= Thomas Dawson (physician) =

British physician (c. 1725–1782)

Thomas Dawson (1725?–1782) was an English physician.

==Life==
Born about 1725, he was the son of Eli Dawson, a dissenter, and was educated in Kendal, at the dissenting academy of Caleb Rotheram. Initially minister of a congregation at the Gravel Pit Meeting-house in Hackney parish, he went to Glasgow College in 1749, and graduated M.D. there 8 June 1753.

Dawson went into practice in London, occasionally going round the wards of Guy's Hospital.

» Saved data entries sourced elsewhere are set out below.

template <bool Packed>
__global__ __launch_bounds__(kBlock) __attribute__((amdgpu_waves_per_eu(kSegWaves))) void segment_sort_kernel(
    uint64_t* __restrict__ keys, uint32_t* __restrict__ vals, const uint32_t* __restrict__ starts,
    uint2* __restrict__ ranges_out, const int nseg, const BigQueue q)
{
    __shared__ __attribute__((aligned(16))) SegLds lds;
    __shared__ uint32_t s_and[kWavesPerBlock], s_or[kWavesPerBlock], s_max[kWavesPerBlock];
    if (kScouts > 0 && blockIdx.x < (unsigned)kScouts) {
        uint32_t* list = lds.queue.list;
        uint32_t carry = 0u;
        for (uint32_t s0 = 0; s0 < (uint32_t)nseg; s0 += kBlock * kScoutItems) {
            if (threadIdx.x == 0) lds.queue.nlist = 0u;
            uint32_t hot = 0u;
#pragma unroll 8
            for (int u = 0; u < kScoutItems; u++) {
                const uint32_t sg = s0 + (uint32_t)u * kBlock + threadIdx.x;
                if (sg < (uint32_t)nseg && starts[sg + 1] - starts[sg] > (uint32_t)kQueueMin) hot |= 1u << u;
            }
            uint32_t nhot;
            const uint32_t base = carry + block_exclusive_scan((uint32_t)__builtin_popcount(hot), s_max, &nhot);
            carry += nhot;
            if (nhot == 0u) continue;
            uint32_t ord = base;
            for (uint32_t h = hot; h; h &= h - 1u, ord++)
                if (ord % (uint32_t)kScouts == blockIdx.x)
                    list[atomicAdd(&lds.queue.nlist, 1u)] = s0 + (uint32_t)__builtin_ctz(h) * kBlock + threadIdx.x;
            __syncthreads();
            const uint32_t nl = lds.queue.nlist;
            for (uint32_t j = 0; j < nl; j++) {
                const uint32_t sg2 = list[j], b = starts[sg2], mm = starts[sg2 + 1] - b;
                if (HIDEGS_WIDE_SCOUTS && mm <= (uint32_t)kWideCap) {
                    if (threadIdx.x == 0) {
                        runs_begin(lds.queue.emit);
                        add_run(lds.queue.emit, J_WIDE, 0u, b, mm, 1u);
                    }
                    emit_jobs(q, lds.queue.emit);
                } else if (mm <= (uint32_t)kOpenLocal) {
                    open_local(keys, q, b, mm, lds.queue.big, lds.queue.emit, s_and, s_or);
                } else {
                    if (threadIdx.x == 0) {
                        runs_begin(lds.queue.emit);
                        add_run(lds.queue.emit, record_run(q, b, mm, 0u, false, 0u, 0u));
                    }
                    emit_jobs(q, lds.queue.emit);
                }
                __syncthreads();
            }
        }
        return;
    }
    const uint32_t seg = blockIdx.x - kScouts;
    const uint2 r = make_uint2(starts[seg], starts[seg + 1]);
    if (ranges_out && threadIdx.x == 0) ranges_out[seg] = r.y > r.x ? r : make_uint2(0u, 0u);
    const uint32_t begin = r.x, m = r.y - r.x;
    if (r.y <= r.x + 1) {
        if (Packed && r.y == r.x + 1) expand_records(keys, vals, begin, 1u, seg);
        return;
    }
    if (m > (uint32_t)kSegCap) {
        if (Packed) {
            expand_records(keys, vals, begin, m, seg);
            if (m <= (uint32_t)kQueueMin || kScouts == 0) __syncthreads();
        }
        if (m <= (uint32_t)kQueueMin) {
            segment_sort_global(keys, vals, q.alt_k, q.alt_v, begin, m, lds.big);
            return;
        }
        if (kScouts > 0) return;
        if (m <= (uint32_t)kOpenLocal) {
            open_local(keys, q, begin, m, lds.queue.big, lds.queue.emit, s_and, s_or);
            return;
        }
        if (threadIdx.x == 0) {
            runs_begin(lds.queue.emit);
            add_run(lds.queue.emit, record_run(q, begin, m, 0u, false, 0u, 0u));
        }
        emit_jobs(q, lds.queue.emit);
        return;
    }
    const int t = threadIdx.x;
    uint64_t k[kSegItems];
    uint32_t v[kSegItems];
    uint32_t a = 0xffffffffu, o = 0, lo = 0xffffffffu, hi = 0;
    const uint32_t ref_hi = Packed ? seg : (uint32_t)(keys[begin] >> 32);
    uint32_t hd = 0;
    seg_load<Packed>(keys, vals, begin, m, ref_hi, k, v, a, o, lo, hi, hd);
    BucketShared& sh = lds.bucket;
    for (int i = t; i < kBuckets; i += kBlock) sh.fill[i] = 0u;
    const SegStats st = segment_stats(a, o, lo, hi, s_and, s_or);
    const uint32_t diff = st.diff;
    if (diff == 0) {
        if (Packed) expand_records(keys, vals, begin, m, seg);
        return;
    }
    const int shift = st.shift;
    uint32_t mixed_hi;
    const uint32_t fullest = bucket_starts(k, m, st.lo, shift, hd, sh, s_and, s_max, mixed_hi);
    if (fullest > (uint32_t)kMaxBucket || shift + kIndexBits > 32) {
        if (Packed) store_loaded(k, v, begin, m, keys, vals);
        __syncthreads();
        segment_sort_lsd<true>(keys, vals, nullptr, nullptr, begin, m, diff, lds.lsd);
        return;
    }
    const uint32_t base_lo = st.lo;
    const uint32_t lowmask = (uint32_t)((1ull << shift) - 1ull);
    uint32_t me[kSegItems];
    uint32_t bucket[kSegItems];
#pragma unroll
    for (int q = 0; q < kSegItems; q++) {
        const uint32_t i = t + q * kBlock;
        if (i < m) {
            const uint32_t x = (uint32_t)k[q] - base_lo;
            bucket[q] = x >> shift;
            me[q] = ((x & lowmask) << kIndexBits) | i;
            sh.comb[atomicAdd(&sh.fill[bucket[q]], 1u)] = me[q];
        }
    }
    __syncthreads();
    uint32_t pos[kSegItems];
#pragma unroll
    for (int q = 0; q < kSegItems; q++) {
        if (t + q * kBlock < m) {
            const uint32_t s0 = sh.start[bucket[q]], e0 = sh.fill[bucket[q]];
            uint32_t rank = 0;
            for (uint32_t j = s0; j < e0; j++) rank += sh.comb[j] < me[q] ? 1u : 0u;
            pos[q] = s0 + rank;
        }
    }
    __syncthreads();
    if (Packed || !mixed_hi) {
        stage_compact(k, v, pos, begin, m, ref_hi, sh, keys, vals);
        return;
    }
    stage_pairs(k, v, pos, begin, m, sh, keys, vals);
}

__device__ __forceinline__ bool finish_phase(uint32_t& pending, uint32_t* s_flag)
{
    wave_stores_done();
    __syncthreads();
    if (threadIdx.x == 0) {
        release_lane();
        const bool last = __hip_atomic_fetch_add(&pending, 0xffffffffu, __ATOMIC_RELAXED, __HIP_MEMORY_SCOPE_AGENT) == 1u;
        if (last) acquire_lane();
        *s_flag = last;
    }
    __syncthreads();
    return *s_flag != 0;
}

__global__ __launch_bounds__(kBlock) void big_segment_kernel(uint64_t* __restrict__ keys, uint32_t* __restrict__ vals,
                                                             uint64_t* __restrict__ alt_k,
                                                             uint32_t* __restrict__ alt_v, const BigQueue q)
{
    __shared__ __attribute__((aligned(16))) QueueLds qlds;
    __shared__ uint32_t s_and[kWavesPerBlock], s_or[kWavesPerBlock], s_max[kWavesPerBlock];
    __shared__ uint4 s_job;
    __shared__ uint32_t s_flag;
    SegLds& lds = qlds.seg;
    const int t = threadIdx.x, lane = lane_id(), wave = t / kWave;
    BigShared& sh = lds.queue.big;
    EmitShared& e = lds.queue.emit;
    if (t == 0) s_flag = q_peek(&q.ctl[kCtlStride * Q_RESERVE]);
    __syncthreads();
    if (s_flag == 0) return;
#ifdef HIDEGS_QUEUE_TRACE
    unsigned long long t_claim = 0, t_got = 0;
    uint32_t t_index = 0;
#endif
    for (;;) {
        __syncthreads();
        if (t == 0) {
            const uint32_t i = __hip_atomic_fetch_add(&q.ctl[kCtlStride * Q_HEAD], 1u, __ATOMIC_RELAXED,
                                                      __HIP_MEMORY_SCOPE_AGENT);
#ifdef HIDEGS_QUEUE_TRACE
            t_claim = wall_clock64();
            t_index = i;
#endif
            uint4 job = make_uint4(J_EXIT, 0u, 0u, 0u);
            uint32_t polls = 0, backoff = 1;
            bool reserved = false;
            for (; polls < kMaxPolls; polls++) {
                if (i < q.job_cap && q_peek(&q.job[i].w) != 0u) {
                    acquire_lane();
                    job = q.job[i];
                    break;
                }
                if (!reserved) {
                    const uint32_t r0 = q_peek(&q.ctl[kCtlStride * Q_RESERVE]);
                    reserved = i < r0 && i < q.job_cap;
                    if (!reserved && q_peek(&q.ctl[kCtlStride * Q_DONE]) == r0) {
                        const uint32_t d = q_load(&q.ctl[kCtlStride * Q_DONE]);
                        const uint32_t r = q_load(&q.ctl[kCtlStride * Q_RESERVE]);
                        if (d == r && i >= r) break;
                    }
                }
                for (uint32_t k = 0; k < backoff; k++) __builtin_amdgcn_s_sleep(8);
                backoff = backoff < kBackoffMax ? 2u * backoff : kBackoffMax;
            }
            if (polls == kMaxPolls) q_flag(q, 4u);
            s_job = job;
#ifdef HIDEGS_QUEUE_TRACE
            t_got = wall_clock64();
#endif
        }
        __syncthreads();
        const uint4 job = s_job;
        const uint32_t type = job.x & 0xffu, src = job.x >> 8;
        if (type == J_EXIT) return;

        if (type == J_WIDE) {
            wide_sort(keys, vals, alt_k, alt_v, job.y, job.z, src, qlds.wide);
        } else if (type == J_SMALL) {
            if (src)
                sort_segment<false>(alt_k, alt_v, keys, vals, job.y, job.z, lds, s_and, s_or, s_max);
            else
                sort_segment<true>(keys, vals, nullptr, nullptr, job.y, job.z, lds, s_and, s_or, s_max);
        } else if (type == J_COPY) {
            for (uint32_t i = t; i < job.z; i += kBlock) {
                keys[job.y + i] = alt_k[job.y + i];
                vals[job.y + i] = alt_v[job.y + i];
            }
        } else if (type == J_GLOBAL) {
            if (src) {
                for (uint32_t i = t; i < job.z; i += kBlock) {
                    keys[job.y + i] = alt_k[job.y + i];
                    vals[job.y + i] = alt_v[job.y + i];
                }
                __syncthreads();
            }
            segment_sort_global(keys, vals, alt_k, alt_v, job.y, job.z, sh);
        } else {
            BigSeg& s = q.rec[job.y];
            const uint32_t c = job.z, begin = s.begin, m = s.m, chunks = s.chunks, csize = s.csize;
            const uint32_t c0 = c * csize, cnt = m - c0 < csize ? m - c0 : csize;
            const uint64_t* sk = s.src ? alt_k : keys;
            uint32_t* col = q.pool + s.pool + t;
            if (type == J_REDUCE) {
                uint32_t lo = 0xffffffffu, hi = 0u;
                for (uint32_t i0 = 0; i0 < cnt; i0 += kQueueIlp * kChunk) {
                    uint32_t x[kQueueIlp * kChunk / kBlock];
#pragma unroll
                    for (int u = 0; u < kQueueIlp * kChunk / kBlock; u++) {
                        const uint32_t i = i0 + t + u * kBlock;
                        x[u] = i < cnt ? (uint32_t)sk[begin + c0 + i] : 0xffffffffu;
                    }
#pragma unroll
                    for (int u = 0; u < kQueueIlp * kChunk / kBlock; u++) {
                        const uint32_t i = i0 + t + u * kBlock;
                        lo = min(lo, x[u]);
                        hi = i < cnt ? max(hi, x[u]) : hi;
                    }
                }
                wave_min_max(lo, hi);
                if (lane == 0) {
                    s_and[wave] = lo;
                    s_or[wave] = hi;
                }
                __syncthreads();
                if (t == 0) {
                    for (int w = 0; w < kWavesPerBlock; w++) {
                        lo = min(lo, s_and[w]);
                        hi = max(hi, s_or[w]);
                    }
                    __hip_atomic_fetch_min(&s.lo_bits, lo, __ATOMIC_RELAXED, __HIP_MEMORY_SCOPE_AGENT);
                    __hip_atomic_fetch_max(&s.hi_bits, hi, __ATOMIC_RELAXED, __HIP_MEMORY_SCOPE_AGENT);
                }
                if (finish_phase(s.pending, &s_flag)) {
                    if (t == 0) {
                        runs_begin(e);
                        const uint32_t rlo = q_load(&s.lo_bits), rhi = q_load(&s.hi_bits);
                        if (rlo == rhi) {
                            if (s.src) add_run(e, J_COPY, 1u, begin, m, (m + kChunk - 1) / kChunk);
                        } else {
                            set_digit(s, rlo, rhi);
                            s.pending = hist_countdown(q, s);
                            add_run(e, J_HIST, 0u, job.y, 0u, chunks);
                        }
                    }
                    emit_jobs(q, e);
                }
            } else if (type == J_HIST) {
                const int shift = (int)s.shift;
                const uint32_t mask = (1u << s.bits) - 1u;
                col[c * kRadix] = chunk_hist<kQueueIlp>(sk, begin + c0, cnt, s.lo, shift, mask, sh);
                const uint32_t ng = num_groups(chunks);
                bool last;
                if (ng) {
                    const uint32_t G = group_chunks(chunks), g = c / G, g0 = g * G;
                    last = finish_phase(q.pool[s.pool + (chunks + 4 + ng) * kRadix + g], &s_flag);
                    if (last) {
                        col[(chunks + 4 + g) * kRadix] = scan_column(col, g0, chunks - g0 < G ? chunks - g0 : G, 0u);
                        last = finish_phase(s.pending, &s_flag);
                    }
                } else {
                    last = finish_phase(s.pending, &s_flag);
                }
                if (last) {
                    plan_scatter(col, chunks, begin, sh);
                    if (t == 0) {
                        s.pending = chunks;
                        runs_begin(e);
                        add_run(e, J_SCATTER, 0u, job.y, 0u, chunks);
                    }
                    emit_jobs(q, e);
                }
            } else {
                const int shift = (int)s.shift;
                const uint32_t mask = (1u << s.bits) - 1u;
                const uint32_t dst = s.src ^ 1u;
                const uint32_t* sv = s.src ? alt_v : vals;
                uint64_t* dk = dst ? alt_k : keys;
                uint32_t* dv = dst ? alt_v : vals;
                const uint32_t ng = num_groups(chunks);
                sh.run[t] = col[c * kRadix] + (ng ? col[(chunks + 4 + c / group_chunks(chunks)) * kRadix] : 0u);
                sh.aux[0][t] = 0xffffffffu;
                sh.aux[1][t] = 0u;
                scatter_steps<true>(sk, sv, dk, dv, begin + c0, cnt, s.lo, shift, mask, begin, begin + m, sh);
                if (sh.aux[0][t] != 0xffffffffu || sh.aux[1][t] != 0u) {
                    __hip_atomic_fetch_min(&col[(chunks + 2) * kRadix], sh.aux[0][t], __ATOMIC_RELAXED,
                                           __HIP_MEMORY_SCOPE_AGENT);
                    __hip_atomic_fetch_max(&col[(chunks + 3) * kRadix], sh.aux[1][t], __ATOMIC_RELAXED,
                                           __HIP_MEMORY_SCOPE_AGENT);
                }
                if (finish_phase(s.pending, &s_flag)) {
                    cut_pieces(q, e, sh, col, chunks, begin, m, shift, dst);
                    emit_jobs(q, e);
                }
            }
        }
        __syncthreads();
        if (t == 0) __hip_atomic_fetch_add(&q.ctl[kCtlStride * Q_DONE], 1u, __ATOMIC_RELAXED, __HIP_MEMORY_SCOPE_AGENT);
#ifdef HIDEGS_QUEUE_TRACE
        if (t == 0) {
            const unsigned int slot = atomicAdd(&g_qtrace_n, 1u);
            if (slot < kQTraceCap) {
                const uint32_t last = (type == J_REDUCE || type == J_HIST || type == J_SCATTER) && s_flag ? 0x80u : 0u;
                g_qtrace[slot][0] = (unsigned long long)(type | last | (blockIdx.x << 8)) | ((unsigned long long)t_index << 32);
                g_qtrace[slot][1] = t_claim;
                g_qtrace[slot][2] = t_got;
                g_qtrace[slot][3] = wall_clock64();
            }
        }
#endif
    }
}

He was elected physician to the Middlesex Hospital 1 February 1759, but only held the post for two years. On 22 December 1762 he was admitted a licentiate of the College of Physicians of London. Two years later (3 October) he was elected physician to the London Hospital, and continued there till 5 September 1770.

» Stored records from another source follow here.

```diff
-    "ds_read_b128 %[a0h0], %[t0]\n\t" \
-    "ds_read_b128 %[a0h1], %[t1]\n\t" \
-    "v_mfma_f32_32x32x16_f16 %[c2], %[w1], %[a1h2], %[c2]\n\t" \
-    "ds_read_b128 %[a0h2], %[t2]\n\t" \
-    "ds_read_b128 %[w0], %[vbn]\n\t" \
-    "s_waitcnt lgkmcnt(4)\n\t" \
-    "s_cbranch_vccnz 1f\n\t" \
-    "v_mfma_scale_f32_32x32x64_f8f6f4 %[c0], v[250:255], v[232:237], %[c0], %[ws], %[sb0] op_sel:[0,0,0] op_sel_hi:[0,1,0] cbsz:2 blgp:2\n\t" \
-    "1:\n\t" \
-    "v_xor_b32 %[t0], 14, %[key0]\n\t" \
+    "v_lshl_add_u32 %[t1], %[t1], 4, %[ab1]\n\t" \
+    "v_lshl_add_u32 %[t2], %[t2], 4, %[ab2]\n\t" \
+    "ds_read_b128 %[a0h1], %[t1]\n\t" \
+    "v_mfma_f32_32x32x16_f16 %[c2], %[w1], %[a1h2], %[c2]\n\t" \
+    "ds_read_b128 %[a0h2], %[t2]\n\t" \
+    "ds_read_b128 %[w0], %[vbn]\n\t" \
+    "s_waitcnt lgkmcnt(3)\n\t" \
+    "v_mfma_scale_f32_32x32x64_f8f6f4 %[c1], v[250:255], v[238:243], %[c1], %[ws], %[sb1] op_sel:[0,0,0] op_sel_hi:[0,1,0] cbsz:2 blgp:2\n\t" \
     "v_xor_b32 %[t1], 14, %[key1]\n\t" \
     "v_xor_b32 %[t2], 14, %[key2]\n\t" \
-    "v_lshl_add_u32 %[t0], %[t0], 4, %[ab0]\n\t" \
-    "v_lshl_add_u32 %[t1], %[t1], 4, %[ab1]\n\t" \
-    "v_lshl_add_u32 %[t2], %[t2], 4, %[ab2]\n\t" \
-    "s_mov_b32 m0, %[ldst]\n\t" \
-    "s_nop 0\n\t" \
-    "global_load_lds_dwordx4 %[voff0], %[sbase]\n\t" \
-    "v_mfma_scale_f32_32x32x64_f8f6f4 %[c1], v[250:255], v[238:243], %[c1], %[ws], %[sb1] op_sel:[0,0,0] op_sel_hi:[0,1,0] cbsz:2 blgp:2\n\t" \
-    "ds_read_b128 %[a1h0], %[t0]\n\t" \
+    "v_lshl_add_u32 %[t1], %[t1], 4, %[ab1]\n\t" \
+    "v_lshl_add_u32 %[t2], %[t2], 4, %[ab2]\n\t" \
+    "s_mov_b32 m0, %[ldst]\n\t" \
+    "s_nop 0\n\t" \
+    "global_load_lds_dwordx4 %[voff0], %[sbase]\n\t" \
     "ds_read_b128 %[a1h1], %[t1]\n\t" \
     "s_add_u32 m0, %[ldst], 0x2000\n\t" \
     "s_nop 0\n\t" \
@@ -405,19 +368,12 @@
     "ds_read_b128 %[w1], %[vbn] offset:4096\n\t" \
     "s_mov_b32 m0, %[keep]\n\t"
 
-#define MX_SKIP0_ASM_Q3 \
-    "s_cmp_lg_u32 %[skipm], 0\n\t" \
-    "s_cselect_b64 vcc, -1, 0\n\t" \
-    "s_mov_b32 %[keep], m0\n\t" \
-    "s_waitcnt lgkmcnt(4)\n\t" \
-    "s_cbranch_vccnz 1f\n\t" \
-    "v_mfma_f32_32x32x16_f16 %[c0], %[w0], %[a0h0], %[c0]\n\t" \
-    "1:\n\t" \
-    "ds_read_b128 v[232:235], %[xr0] offset:21504\n\t" \
-    "ds_read_b64 v[236:237], %[yr0] offset:39424\n\t" \
+#define MX_G0_ASM_Q3 \
+    "s_mov_b32 %[keep], m0\n\t" \
+    "s_waitcnt lgkmcnt(3)\n\t" \
+    "v_mfma_f32_32x32x16_f16 %[c1], %[w0], %[a0h1], %[c1]\n\t" \
     "ds_read_b128 v[238:241], %[xr1] offset:21504\n\t" \
     "ds_read_b64 v[242:243], %[yr1] offset:39424\n\t" \
-    "v_mfma_f32_32x32x16_f16 %[c1], %[w0], %[a0h1], %[c1]\n\t" \
     "ds_read_b128 v[244:247], %[xr2] offset:21504\n\t" \
     "ds_read_b64 v[248:249], %[yr2] offset:39424\n\t" \
     "v_mfma_f32_32x32x16_f16 %[c2], %[w0], %[a0h2], %[c2]\n\t" \
@@ -426,26 +382,63 @@
     "ds_read_b32 %[ws], %[vs]\n\t" \
     "s_waitcnt vmcnt(2)\n\t" \
     "s_barrier\n\t" \
-    "s_waitcnt lgkmcnt(9)\n\t" \
-    "s_cbranch_vccnz 1f\n\t" \
-    "v_mfma_f32_32x32x16_f16 %[c0], %[w1], %[a1h0], %[c0]\n\t" \
-    "1:\n\t" \
+    "s_waitcnt lgkmcnt(7)\n\t" \
+    "v_mfma_f32_32x32x16_f16 %[c1], %[w1], %[a1h1], %[c1]\n\t" \
+    "v_xor_b32 %[t1], 0, %[nkey1]\n\t" \
+    "v_xor_b32 %[t2], 0, %[nkey2]\n\t" \
+    "v_lshl_add_u32 %[t1], %[t1], 4, %[nab1]\n\t" \
+    "v_lshl_add_u32 %[t2], %[t2], 4, %[nab2]\n\t" \
+    "ds_read_b128 %[a0h1], %[t1]\n\t" \
+    "v_mfma_f32_32x32x16_f16 %[c2], %[w1], %[a1h2], %[c2]\n\t" \
+    "ds_read_b128 %[a0h2], %[t2]\n\t" \
+    "ds_read_b128 %[w0], %[vbn]\n\t" \
+    "s_waitcnt lgkmcnt(3)\n\t" \
+    "v_mfma_scale_f32_32x32x64_f8f6f4 %[c1], v[250:255], v[238:243], %[c1], %[ws], %[sb1] op_sel:[0,1,0] op_sel_hi:[0,1,0] cbsz:2 blgp:2\n\t" \
+    "v_xor_b32 %[t1], 2, %[nkey1]\n\t" \
+    "v_xor_b32 %[t2], 2, %[nkey2]\n\t" \
+    "v_lshl_add_u32 %[t1], %[t1], 4, %[nab1]\n\t" \
+    "v_lshl_add_u32 %[t2], %[t2], 4, %[nab2]\n\t" \
+    "s_mov_b32 m0, %[ldst]\n\t" \
+    "s_nop 0\n\t" \
+    "global_load_lds_dwordx4 %[voff0], %[sbase]\n\t" \
+    "ds_read_b128 %[a1h1], %[t1]\n\t" \
+    "s_add_u32 m0, %[ldst], 0x2000\n\t" \
+    "s_nop 0\n\t" \
+    "global_load_lds_dwordx4 %[voff1], %[sbase]\n\t" \
+    "v_mfma_scale_f32_32x32x64_f8f6f4 %[c2], v[250:255], v[244:249], %[c2], %[ws], %[sb2] op_sel:[0,1,0] op_sel_hi:[0,1,0] cbsz:2 blgp:2\n\t" \
+    "ds_read_b128 %[a1h2], %[t2]\n\t" \
+    "ds_read_b128 %[w1], %[vbn] offset:4096\n\t" \
+    "s_mov_b32 m0, %[keep]\n\t"
+
+#define MX_G0_ASM_Q3_NEXT \
+    "s_mov_b32 %[keep], m0\n\t" \
+    "s_waitcnt lgkmcnt(3)\n\t" \
+    "v_mfma_f32_32x32x16_f16 %[c1], %[w0], %[a0h1], %[c1]\n\t" \
+    "ds_read_b128 v[238:241], %[xr1] offset:21504\n\t" \
+    "ds_read_b64 v[242:243], %[yr1] offset:39424\n\t" \
+    "ds_read_b128 v[244:247], %[xr2] offset:21504\n\t" \
+    "ds_read_b64 v[248:249], %[yr2] offset:39424\n\t" \
+    "v_mfma_f32_32x32x16_f16 %[c2], %[w0], %[a0h2], %[c2]\n\t" \
+    "ds_read_b128 v[250:253], %[vb] offset:8192\n\t" \
+    "ds_read_b64 v[254:255], %[vy]\n\t" \
+    "ds_read_b32 %[ws], %[vs]\n\t" \
+    "s_waitcnt vmcnt(2)\n\t" \
+    "s_barrier\n\t" \
+    "s_waitcnt lgkmcnt(7)\n\t" \
+    "v_mfma_f32_32x32x16_f16 %[c1], %[w1], %[a1h1], %[c1]\n\t" \
     "v_xor_b32 %[t0], 0, %[nkey0]\n\t" \
     "v_xor_b32 %[t1], 0, %[nkey1]\n\t" \
     "v_xor_b32 %[t2], 0, %[nkey2]\n\t" \
     "v_lshl_add_u32 %[t0], %[t0], 4, %[nab0]\n\t" \
     "v_lshl_add_u32 %[t1], %[t1], 4, %[nab1]\n\t" \
     "v_lshl_add_u32 %[t2], %[t2], 4, %[nab2]\n\t" \
-    "v_mfma_f32_32x32x16_f16 %[c1], %[w1], %[a1h1], %[c1]\n\t" \
     "ds_read_b128 %[a0h0], %[t0]\n\t" \
     "ds_read_b128 %[a0h1], %[t1]\n\t" \
     "v_mfma_f32_32x32x16_f16 %[c2], %[w1], %[a1h2], %[c2]\n\t" \
     "ds_read_b128 %[a0h2], %[t2]\n\t" \
     "ds_read_b128 %[w0], %[vbn]\n\t" \
     "s_waitcnt lgkmcnt(4)\n\t" \
-    "s_cbranch_vccnz 1f\n\t" \
-    "v_mfma_scale_f32_32x32x64_f8f6f4 %[c0], v[250:255], v[232:237], %[c0], %[ws], %[sb0] op_sel:[0,1,0] op_sel_hi:[0,1,0] cbsz:2 blgp:2\n\t" \
-    "1:\n\t" \
+    "v_mfma_scale_f32_32x32x64_f8f6f4 %[c1], v[250:255], v[238:243], %[c1], %[ws], %[sb1] op_sel:[0,1,0] op_sel_hi:[0,1,0] cbsz:2 blgp:2\n\t" \
     "v_xor_b32 %[t0], 2, %[nkey0]\n\t" \
     "v_xor_b32 %[t1], 2, %[nkey1]\n\t" \
     "v_xor_b32 %[t2], 2, %[nkey2]\n\t" \
@@ -455,7 +448,6 @@
     "s_mov_b32 m0, %[ldst]\n\t" \
     "s_nop 0\n\t" \
     "global_load_lds_dwordx4 %[voff0], %[sbase]\n\t" \
-    "v_mfma_scale_f32_32x32x64_f8f6f4 %[c1], v[250:255], v[238:243], %[c1], %[ws], %[sb1] op_sel:[0,1,0] op_sel_hi:[0,1,0] cbsz:2 blgp:2\n\t" \
     "ds_read_b128 %[a1h0], %[t0]\n\t" \
     "ds_read_b128 %[a1h1], %[t1]\n\t" \
     "s_add_u32 m0, %[ldst], 0x2000\n\t" \
@@ -465,6 +457,22 @@
     "ds_read_b128 %[a1h2], %[t2]\n\t" \
     "ds_read_b128 %[w1], %[vbn] offset:4096\n\t" \
     "s_mov_b32 m0, %[keep]\n\t"
+
+#define MX_G0_PRELOAD_ASM \
+    "v_xor_b32 %[t1], 0, %[key1]\n\t" \
+    "v_xor_b32 %[t2], 0, %[key2]\n\t" \
+    "v_lshl_add_u32 %[t1], %[t1], 4, %[ab1]\n\t" \
+    "v_lshl_add_u32 %[t2], %[t2], 4, %[ab2]\n\t" \
+    "ds_read_b128 %[a0h1], %[t1]\n\t" \
+    "ds_read_b128 %[a0h2], %[t2]\n\t" \
+    "ds_read_b128 %[w0], %[vb]\n\t" \
+    "v_xor_b32 %[t1], 2, %[key1]\n\t" \
+    "v_xor_b32 %[t2], 2, %[key2]\n\t" \
+    "v_lshl_add_u32 %[t1], %[t1], 4, %[ab1]\n\t" \
+    "v_lshl_add_u32 %[t2], %[t2], 4, %[ab2]\n\t" \
+    "ds_read_b128 %[a1h1], %[t1]\n\t" \
+    "ds_read_b128 %[a1h2], %[t2]\n\t" \
+    "ds_read_b128 %[w1], %[vb] offset:4096\n\t"
 
 #define MX_SLAB_ASM_Q3_LAST \
     "s_mov_b32 %[keep], m0\n\t" \
```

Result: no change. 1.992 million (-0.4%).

Dawson used to see patients at Batson's coffee-house in Cornhill. He died 29 April 1782.

==Works==
In 1774 Dawson published Cases in the Acute Rheumatism and the Gout, with cursory Remarks and the Method of Treatment. It suggested doses of tincture of guaiacum during the painful stage of both rheumatic fever and gout; guaiacum was then being used for chronic rheumatism, and Richard Brocklesby had previously made related experiments. His other work was An Account of a Safe and Efficient Remedy for Sore Eyes and Eyelids, London, 1782.

==Family==
Dawson married on 29 May 1758 Miss Corbet, a patient of his.